For NIH, the knowledge gap can hamper its decision-making. The agency makes
it easier for new investigators to get funding, for example, but it doesn't
know how they fare 5 years out, when their first big grant is up for renewal
. "We want to make sure we're not setting them up for failure," says Sally
Rockey, NIH's deputy director for extramural research. The agency plans to
start tracking these people, to gauge whether they're headed for dire
straits.
Also hotly debated is whether NIH should scale back support for the 1600 or
so "millionaires," the principal investigators who boast more than $1.5
million a year in grant money. NIH gives their proposals extra review, but
in most cases offers additional support with peer reviewers' blessings, "

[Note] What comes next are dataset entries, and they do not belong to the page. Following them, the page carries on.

#ifdef W3_TIMELINE
  unsigned long long tl[7] = {0, 0, 0, 0, 0, 0, 0};
#endif
  for (;;) {
#if W3_PROBE & 8
#pragma unroll
    for (int s = 0; s < 64; ++s)
#pragma unroll
      for (int r = 0; r < 4; ++r) acc[s][r] = 0.f;
#endif
    cc = cur.cc_begin;
    auto stage_body = [&](auto opens_c) __attribute__((always_inline)) {
      constexpr bool opens = decltype(opens_c)::value;
      const bool last_chunk = cc + 1 == cur.cc_end;
      const bool go = last_chunk && it + G < nq;
      Item adv;
      advance(cur, adv);
      nxt.n = go ? adv.n : cur.n, nxt.tz0 = go ? adv.tz0 : cur.tz0, nxt.ty0 = go ? adv.ty0 : cur.ty0;
      nxt.tx0 = go ? adv.tx0 : cur.tx0, nxt.n0 = go ? adv.n0 : cur.n0, nxt.split = go ? adv.split : cur.split;
      nxt.cc_begin = go ? adv.cc_begin : cur.cc_begin, nxt.cc_end = go ? adv.cc_end : cur.cc_end;
      nxt.sk_begin = go ? adv.sk_begin : cur.sk_begin, nxt.sk_end = go ? adv.sk_end : cur.sk_end;
      const int ncc_ = go ? adv.cc_begin : last_chunk ? cc : cc + 1;
      const float* buf = s_halo + (stage & 1) * W3_HALO;
      float* obuf = s_halo + ((stage + 1) & 1) * W3_HALO;
      const unsigned wp = w_of(cur, cc), wnext = w_of(nxt, ncc_);
#ifdef W3_TIMELINE
      const unsigned long long t_stage = HOLO_PROBE_CLOCK();
#endif
      auto group = [&](auto gc) {
        constexpr int g = decltype(gc)::value, st = g >> 2, xy = g & 3;
#ifdef W3_TIMELINE
        const unsigned long long tA0 = clock64();
#endif
        if (g == 28) __syncthreads();
#ifdef W3_TIMELINE
        const unsigned long long tA = clock64();
        if (g == 28) tl[5] += tA - tA0;
#endif
        auto slot = [&](auto kc) {
          constexpr int k = decltype(kc)::value;
          mfma1(acc[(st >> 1) * 16 + xy * 4 + (k & 3)], Y[g & 1][k & 3], Bw[g & 3][k & 3], k >> 2, k == 0,
                opens && (st & 1) == 0 && (k >> 2) == 0);
          if ((k & 3) == 0 && !(W3_PROBE & 2)) {
            const unsigned wsrc = g + W3_WDIST < 32 ? wp : wnext;
            constexpr int wofs = (g + W3_WDIST < 32 ? g + W3_WDIST : g + W3_WDIST - 32) * W3_WSUB + (k >> 2) * 256;
            if (W3_PROBE & 16)
              Bdummy[k >> 2] = w_ld(wsrc, wofs);
            else
              Bw[(g + W3_WDIST) & 3][k >> 2] = w_ld(wsrc, wofs);
          }
          if (xy == 3 && k < 8 && !(W3_PROBE & 4)) {
            const float* pb = st < 7 ? buf : obuf;
            constexpr int nstep = st < 7 ? st + 1 : 0;
            const float* base = pb + a_off + ((nstep >> 1) * W3_PLANE + (k >> 1) * W3_HX) * W3_RS + (nstep & 1) * 16;
            P[k >> 1][(2 * k) & 3] = w3_ld(base + ((2 * k) & 3) * W3_RS);
            P[k >> 1][(2 * k + 1) & 3] = w3_ld(base + ((2 * k + 1) & 3) * W3_RS);
          }
          if (((g >= 1 && g <= 4) || (g >= 16 && g <= 19)) && (k == 2 || k == 10) && !(W3_PROBE & 1)) {
            constexpr int hl = (g >= 16 ? g - 16 : g >= 1 ? g - 1 : 0) * 2 + (k == 10 ? 1 : 0);
            halo_load((g >= 16 ? 2 : 0) + (hl >> 2), hl & 3);
          }
          __builtin_amdgcn_sched_barrier(0);
        };
        w3_static_for(slot, std::make_integer_sequence<int, 16>{});
#ifdef W3_TIMELINE
        const unsigned long long tB = clock64();
        tl[0] += tB - tA;
#endif
        if (!(W3_PROBE & 4)) {
          if (xy == 3) {
#pragma unroll
            for (int a = 0; a < 4; ++a) {
              xform_row_half(a, 0);
              xform_row_half(a, 1);
            }
          }
#pragma unroll
          for (int b = 0; b < 4; ++b) Y[(g + 1) & 1][b] = yform1((xy + 1) & 3, b);
        }
        if (!(W3_PROBE & 1)) {
          if (g == 0) halo_setup(nxt, ncc_);
          if (!(W3_PROBE & 32)) {
            if (g == 8) commit_item(0, obuf);
            if (g == 12) commit_item(1, obuf);
            if (g == 20) commit_item(2, obuf);
            if (g == 24) commit_item(3, obuf);
          }
        }
        __builtin_amdgcn_sched_barrier(0);
#ifdef W3_TIMELINE
        tl[g == 0 ? 4 : (g == 8 || g == 12 || g == 20 || g == 24) ? 3 : xy == 3 ? 2 : 1] += clock64() - tB;
        if (g == 0) tl[6] += 1;
#endif
      };
      w3_static_for(group, std::make_integer_sequence<int, 32>{});
#ifdef W3_TIMELINE
      if (dbg && tid == 0) dbg[6] += HOLO_PROBE_CLOCK() - t_stage;
#endif
      ++stage;
    };
    stage_body(std::true_type{});
    int cc_end = cur.cc_end;
    HOLO_LAUNDER_S(cc_end);
    while (++cc < cc_end) stage_body(std::false_type{});
    W3_KARGS(kp);
    if (SKIP) {
      const int nsg = (cur.sk_end - cur.sk_begin) * 4;
      if (nsg > 0) {
        const w3_rsrc rs0 = w3_make_rsrc(kp->skip_src0), rs1 = w3_make_rsrc(kp->skip_src1 ? kp->skip_src1 : kp->skip_src0);
        const w3_rsrc rsw = w3_make_rsrc(kp->skip_w_wino3);
        const int yt = lj & 3, xt = lj >> 2;
        unsigned vrel[4];
#pragma unroll
        for (int d = 0; d < 4; ++d) vrel[d] = (unsigned)((2 * yt + (d >> 1)) * kp->OW + 2 * xt + (d & 1));
        const unsigned vtile = (unsigned)(((cur.n * kp->OD + cur.tz0) * kp->OH + cur.ty0) * kp->OW + cur.tx0);
        const unsigned zvox = (unsigned)(kp->OH * kp->OW);
        const unsigned wbase = (unsigned)((cur.n0 >> 4) + wn) * (unsigned)W3_WSKIP * 4u;
        auto skip_load = [&](int sg, int slot) {
          const int sc = cur.sk_begin + (sg >> 2), half = (sg >> 1) & 1, dz = sg & 1;
          const int c0 = sc * W3_BK + half * 16;
          const bool pad = c0 >= SCin;
          const bool second = !pad && c0 >= kp->skip_C0;
          const unsigned Cs = (unsigned)(second ? kp->skip_C1 : kp->skip_C0);
          const unsigned cs = pad ? 0u : (unsigned)(second ? c0 - kp->skip_C0 : c0);
          const unsigned soff = ((vtile + (unsigned)dz * zvox) * Cs + cs) * 4u;
          const unsigned wsoff = (unsigned)sc * (unsigned)wnsl * (unsigned)W3_WSKIP * 4u + wbase + (unsigned)((half * 2 + dz) * 4) * 1024u;
          const unsigned koff = (unsigned)min(kq * 4, max((int)Cs - (int)cs - 4, 0)) * 4u;
#pragma unroll
// ... 47 lines not shown
      if (direct && kp->bias) bv = w3_bld1(w3_make_rsrc(kp->bias), e_lj, cbase * 4u);
      if (direct && kp->skip_bias) bv += w3_bld1(w3_make_rsrc(kp->skip_bias), e_lj, cbase * 4u);
      const unsigned vtile = (unsigned)(((cur.n * kp->OD + cur.tz0) * kp->OH + cur.ty0) * kp->OW + cur.tx0);
      const unsigned sbase = vtile * cout4 + cbase * 4u;
      const unsigned obase = direct ? sbase : sbase + (unsigned)cur.split * ((unsigned)M * cout4);
      const unsigned zstride = (unsigned)(kp->OH * kp->OW) * cout4, ystride = (unsigned)kp->OW * cout4;
      const w3_rsrc rs_out = w3_make_rsrc(direct ? kp->out : kp->partial);
      const w3_rsrc rs_res = w3_make_rsrc_n(kp->residual, HOLO_UNIFORM(has_res ? 0xffffffffu : 0u));
      auto vofs = [&](int r, int dz, int dy, int dx) {
        return (unsigned)dz * zstride + (unsigned)(2 * r + dy) * ystride + (unsigned)dx * cout4;
      };
      float res[2][2][2][2];
      auto load_res = [&](int r) {
#pragma unroll
        for (int dz = 0; dz < 2; ++dz)
#pragma unroll
          for (int dy = 0; dy < 2; ++dy)
#pragma unroll
            for (int dx = 0; dx < 2; ++dx) res[r & 1][dz][dy][dx] = w3_bld1(rs_res, e_voff, sbase + vofs(r, dz, dy, dx));
      };
      load_res(0);
      float ssum = 0.f, ssq = 0.f;
#pragma unroll
      for (int r = 0; r < 4; ++r) {
        if (r < 3) load_res(r + 1);
        f32x2 oz[2][2][2];
#pragma unroll
        for (int zp = 0; zp < 2; ++zp) {
          f32x2 oy[4][2];
#pragma unroll
          for (int xy = 0; xy < 4; ++xy) {
            const int s0 = (2 * zp) * 16 + xy * 4, s1 = s0 + 16;
            float a0, a1, a2, a3, b0, b1, b2, b3;
            HOLO_ACC_READ(a0, acc[s0 + 0], r);
            HOLO_ACC_READ(b0, acc[s1 + 0], r);
            HOLO_ACC_READ(a1, acc[s0 + 1], r);
            HOLO_ACC_READ(b1, acc[s1 + 1], r);
            HOLO_ACC_READ(a2, acc[s0 + 2], r);
            HOLO_ACC_READ(b2, acc[s1 + 2], r);
            HOLO_ACC_READ(a3, acc[s0 + 3], r);
            HOLO_ACC_READ(b3, acc[s1 + 3], r);
            const f32x2 m0 = f32x2{a0, b0}, m1 = f32x2{a1, b1}, m2 = f32x2{a2, b2}, m3 = f32x2{a3, b3};
            oy[xy][0] = pk_add(pk_add(m0, m1), m2);
            oy[xy][1] = pk_sub(pk_sub(m1, m2), m3);
          }
#pragma unroll
          for (int dx = 0; dx < 2; ++dx) {
            oz[zp][0][dx] = pk_add(pk_add(oy[0][dx], oy[1][dx]), oy[2][dx]);
            oz[zp][1][dx] = pk_sub(pk_sub(oy[1][dx], oy[2][dx]), oy[3][dx]);
          }
          __builtin_amdgcn_sched_barrier(0);
        }
        if (SKIP && r == 3 && cur.sk_end > cur.sk_begin) {
          const float* nbuf = s_halo + (stage & 1) * W3_HALO;
#pragma unroll
          for (int a4 = 0; a4 < 4; ++a4) load_patch_row(nbuf, 0, a4);
        }
#pragma unroll
        for (int dy = 0; dy < 2; ++dy)
#pragma unroll
          for (int dx = 0; dx < 2; ++dx) {
            const f32x2 za = oz[0][dy][dx], zb = oz[1][dy][dx];
            float o0 = (za.x + za.y) + zb.x;
            float o1 = (za.y - zb.x) - zb.y;
            if (direct) {
              o0 = (o0 + res[r & 1][0][dy][dx]) + bv;
              o1 = (o1 + res[r & 1][1][dy][dx]) + bv;
              ssum += o0 + o1;
              ssq = fmaf(o0, o0, fmaf(o1, o1, ssq));
            }
            w3_bst1(rs_out, e_voff, obase + vofs(r, 0, dy, dx), o0);
            w3_bst1(rs_out, e_voff, obase + vofs(r, 1, dy, dx), o1);
          }
        __builtin_amdgcn_sched_barrier(0);
// ... 9 lines not shown
          const int slab = ((cur.tz0 >> 1) * nty + (cur.ty0 >> 3)) * ntx + (cur.tx0 >> 3);
          const unsigned rec = ((unsigned)(cur.n * tiles_per_sample + slab) * (unsigned)kp->Cout + cbase) * 16u;
          w3_bst_d2(w3_make_rsrc(kp->stats), e_lj * 4u, rec, (double)s1, (double)s2);
        }
      }
    }
    if (dbg && tid == 0) {
      const unsigned long long t_now = HOLO_PROBE_CLOCK();
      atomicAdd(dbg + 5, t_now - dbg[2]);
      dbg[3] = t_now;
      atomicAdd(dbg + 7, 1ull);
    }
    it += G;
    if (it >= nq) break;
    if (SKIP && cur.sk_end > cur.sk_begin) {
#pragma unroll
      for (int a4 = 0; a4 < 4; ++a4) {
        xform_row_half(a4, 0);
        xform_row_half(a4, 1);
      }
#pragma unroll
      for (int b4 = 0; b4 < 4; ++b4) Y[0][b4] = yform1(0, b4);
    }
    cur = nxt;
  }
#ifdef W3_TIMELINE
  if (p.dbg && tid == 0) {
    unsigned long long* d = p.dbg + ((int64_t)gridDim.x + blockIdx.x) * 8;
#pragma unroll
    for (int i = 0; i < 7; ++i) d[i] = tl[i];
  }
#endif
}

__global__ __launch_bounds__(256) void repack_conv_weight_wino3_kernel(const float* __restrict__ w, float* __restrict__ out,
                                                                       int Cout, int Cin, int src_taps, int CoutP, int CinP) {
  const int per = src_taps == 27 ? W3_WCHUNK : W3_WSKIP;
  const int nsl = CoutP >> 4;
  const int64_t total = (int64_t)(CinP >> 5) * nsl * per;
  const double G[4][3] = {{1.0, 0.0, 0.0}, {0.5, 0.5, 0.5}, {0.5, -0.5, 0.5}, {0.0, 0.0, 1.0}};
  for (int64_t i = (int64_t)blockIdx.x * blockDim.x + threadIdx.x; i < total; i += (int64_t)gridDim.x * blockDim.x) {
    const int e = (int)(i & 3);
    const int lj = (int)((i >> 2) & 15);
    const int kq = (int)((i >> 6) & 3);
    int g = (int)((i % per) >> 8);
    const int64_t blk = i / per;
    const int slice = (int)(blk % nsl);
    const int cc = (int)(blk / nsl);
    const int co = slice * 16 + lj;
    float v = 0.f;
    if (src_taps == 27) {
      const int xx = g & 3, xy = (g >> 2) & 3, half = (g >> 4) & 1, xz = g >> 5;
      const int ci = cc * 32 + half * 16 + kq * 4 + e;
      if (ci < Cin && co < Cout) {
        const float* src = w + ((int64_t)co * Cin + ci) * 27;
        double u = 0.0;
        for (int kz = 0; kz < 3; ++kz)
          for (int ky = 0; ky < 3; ++ky)
            for (int kx = 0; kx < 3; ++kx) u += G[xz][kz] * G[xy][ky] * G[xx][kx] * (double)holo_ld_sys(src + kz * 9 + ky * 3 + kx);
        v = (float)u;
      }
    } else {
      const int d = g & 3, dz = (g >> 2) & 1, half = g >> 3;
      const int ci = cc * 32 + half * 16 + kq * 4 + e;
      if (ci < Cin && co < Cout) {
        const float s = ((dz + (d >> 1) + (d & 1)) & 1) ? -1.f : 1.f;
// ... 7 lines not shown
}

#if W3_PROBE == 0 && !defined(W3_TIMELINE)
int64_t conv_wino3_weight_floats(int CoutP, int CinP, int src_taps) {
  return (int64_t)(CinP >> 5) * (CoutP >> 4) * (src_taps == 27 ? W3_WCHUNK : W3_WSKIP);
}

int repack_conv_weight_wino3_launch(const float* w, float* out, int Cout, int Cin, int src_taps, int CoutP, int CinP,
                                    void* stream) {
  const int64_t total = conv_wino3_weight_floats(CoutP, CinP, src_taps);
  int64_t blocks = (total + 255) / 256;
  if (blocks > 8192) blocks = 8192;
  HOLO_LAUNCH(repack_conv_weight_wino3_kernel, dim3((unsigned)blocks), dim3(256), stream, w, out, Cout, Cin, src_taps, CoutP,
              CinP);
  return 0;
}

#endif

because," Rockey says, "we're a meritocracy." Jeremy Berg, a former NIH
institute director who's now at the University of Pittsburgh, recently found
that more than 80% of those who already receive about $650,000 a year in
direct support from the Howard Hughes Medical Institute also get money from
NIH—an average of two grants each, or roughly another $400,000 a year. (
This funding does not include so-called indirect costs, which allows the
institution to cover overhead.) "Should we be supporting a smaller number of
investigators but at a very rich rate," Tilghman wonders, "or should we be
letting 100 flowers bloom?"
Economists are trying to answer some of these questions (see Policy Forum, p
. 41). At the University of North Carolina, Chapel Hill, Maryann Feldman is
poring over records from nine universities to understand how the support
that labs receive influences publications, patents, and researcher
characteristics. Feldman is also studying "venture philanthropy," which
applies businesslike goals to charity work, to see how academics are relying
on it and whether it redirects their research. At Ohio State University,
Columbus, economist Bruce Weinberg is exploring how the structure of a lab
and its funding shape the training of graduate students and postdocs and
their professional future. "Hopefully the data will be built" to show how
the community is adjusting, Weinberg says. "But it's not there yet."
Some suggest a rethinking of the entire enterprise. "I think for a long time
people in biomedical science bought into what you hear in industry, which
is, 'If you don't grow, you die,' " Tilghman says. "And it's not true, it's
absolutely not true." Maybe, she suggests, scientists and their institutions
should question whether they are well served by ever-expanding labs,
flanked by construction cranes building still more facilities.
The end result for some senior scientists right now is caution: Play it safe
, tighten your belt. That could have a trickle-down effect to the mouths
they help feed. "I cannot take a grad student and make a 5- to 6-year
commitment," says Arturo Casadevall, a microbiologist and immunologist at
Albert Einstein College of Medicine in the Bronx, New York. "I don't know
where we're going to be in 5 or 6 years."